But she hadn't been at the Warehouse, she'd been in Wyoming, and so the course of events that had eventually landed her in her current predicament – some thirty-thousand feet in the air and sat in front of a small boy who apparently aspired to be some kind of chair-kicking champion of the world – had played out largely unhindered.

She could **not** believe Artie had been so careless an as much as she'd wanted to smash the cough syrup bottle over his head, there might have been some validity to his claim. Because no one in their right mind would give Pete Lattimer and H.G. Wells free reign of Disneyland. She was certain of it. Still, the thought did little to quell the temper slowly starting to bubble and boil beneath the surface, and it was with the utmost restraint that she finally stuck her head around the side of her aisle seat and settled the likely-future offender behind her with a glare hot enough to melt steel.

"Could you please stop that?" She asked, voice icy even through the sweetness. She'd seen grown men falter, even tremble under that same look. All the boy did was kick her chair a little bit harder.

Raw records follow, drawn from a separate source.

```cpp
constexpr int VOC_MAX_STAGES = 8, VOC_MAX_DIL = 8, VOC_BRANCHES = 3;
struct VocPairGeom
{
    int  k1, k2;
    bool fused, ring, x16;
};
struct VocStageGeom
{
    int         scale;
    int         Cp;
    bool        up_gemm;
    int         up_Cin_p;
    VocPairGeom pair[VOC_BRANCHES][VOC_MAX_DIL];
};
struct VocGeom
// ... 53 lines not shown
    const long Lbatch = (long)c.t_max * rate * c.nseg;
    p.up_pass = !(i == 0 && c0_f16) && voc_up_gemm(s, L) && (size_t)s.up_Cin_p * 2 * L <= Lo * Cp * 4;

    p.all_fusable = true;
    for (int jb = 0; jb < VOC_BRANCHES; jb++)
        for (int d = 0; d < g.n_dil; d++) p.all_fusable = p.all_fusable && s.pair[jb][d].fused;
    p.enough_rows = Cp != 256 || knob(ZV_FUSE256) != 0 || (Lbatch / 54) * 3 >= (long)c.n_cu;
    p.fused = knob(ZV_NO_FUSE) == 0 && p.all_fusable && p.enough_rows;

    p.whole_block = p.fused && knob(ZV_NO_TRIPLE) == 0 && g.n_dil <= TRIPLE_MAX_DIL;
    for (int jb = 0; jb < VOC_BRANCHES && p.whole_block; jb++)
    {
        const int K = s.pair[jb][0].k1;
        p.whole_block = triple_supported(Cp, K, g.dil, g.n_dil);
        for (int d = 0; d < g.n_dil && p.whole_block; d++) p.whole_block = s.pair[jb][d].fused && s.pair[jb][d].k1 == K && s.pair[jb][d].k2 == K;
    }

    const int k64 = knob(ZV_BLOCK64), kmax64 = k64 < 0 ? -k64 : k64;
    if (p.fused && !p.whole_block && Cp == 64 && g.n_dil == 3 && kmax64 >= 3 && (k64 < 0 || Lbatch / 244 >= 4L * c.n_cu))
        for (int jb = 0; jb < VOC_BRANCHES; jb++)
        {
            const VocPairGeom *rp = s.pair[jb];
            const bool one_k = rp[1].k1 == rp[0].k1 && rp[0].k2 == rp[0].k1 && rp[1].k2 == rp[0].k1;
            p.block64[jb] = one_k && rp[0].k1 <= kmax64 && rp[0].ring && rp[1].ring && block64_supported(Cp, rp[0].k1, g.dil, 2);
        }

    const int  merge_tile = Cp >= 256 ? 54 : (Cp == 128 ? 118 : 246);
    const bool merge_pays = knob(ZV_MERGE_ALWAYS) != 0 || (Lbatch / merge_tile >= 4L * c.n_cu && Cp <= knob(ZV_MERGE_MAXC));
    const bool merge = p.fused && !p.whole_block && knob(ZV_NO_MERGE) == 0 && c.dbg_stage != i && merge_pays;
    p.merge = !merge ? VOC_MERGE_NONE : (Cp >= 256 && knob(ZV_MERGE_SEQ) != 0 ? VOC_MERGE_SEQ : VOC_MERGE_ONE);
    return p;
}

inline VocPlan voc_plan(const VocGeom &g, const VocCall &c)
{
    VocPlan p{};
    p.runs = voc_runs(c);
    p.c0_f16 = !c.dbg_active && g.n_up > 0 && voc_up_gemm(g.st[0], c.t_rows) && g.st[0].up_Cin_p == g.in_Cout_p;
    for (int i = 0; i < g.n_up; i++) p.st[i] = voc_plan_stage(g, i, c, p.c0_f16);
    return p;
}

constexpr size_t TAIL_GROUPS_MIN_BYTES = (size_t)16 << 20;
inline int voc_tail_groups(int sw, int nseg, size_t wav_bytes, bool profiling, bool dbg_active)
{
    if (sw <= 1 || nseg < 4 || wav_bytes < TAIL_GROUPS_MIN_BYTES || profiling || dbg_active) return 1;
    return sw < nseg / 2 ? sw : nseg / 2;
}
inline int voc_tail_groups(int nseg, size_t wav_bytes, bool profiling, bool dbg_active)
{
    return voc_tail_groups(knob(ZV_TAIL_GROUPS), nseg, wav_bytes, profiling, dbg_active);
}

}
```

### zerovox.cpp_amd/csrc/vocoder.cpp

```cpp
#include "schedule.h"

#include <algorithm>
#include <cmath>

namespace zv
{
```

"Michael!" The woman beside him, Myka presumed his mother, popped out her ear buds long enough to admonish him and flash the agent an apologetic smile. Myka sat back in her seat with a heavy sigh and checked her watch. Not long now. Then it was just a short drive from the airport to Humiliationland. She groaned and closed her eyes.

And the kicking commenced once more.

* * *

There were far too many children.

That was the first thing Myka Bering ascertained as she was led alongside City Hall and weaved through the bystanders milling about Main Street as though the castle at the end were a giant pink water cooler. She didn't care if it was clean enough to eat off, or if the cars only allowed to drive down it went about a mile an hour, it was still a road and should be treated as such, and people who valued their lives shouldn't just idle aimlessly in the middle of them.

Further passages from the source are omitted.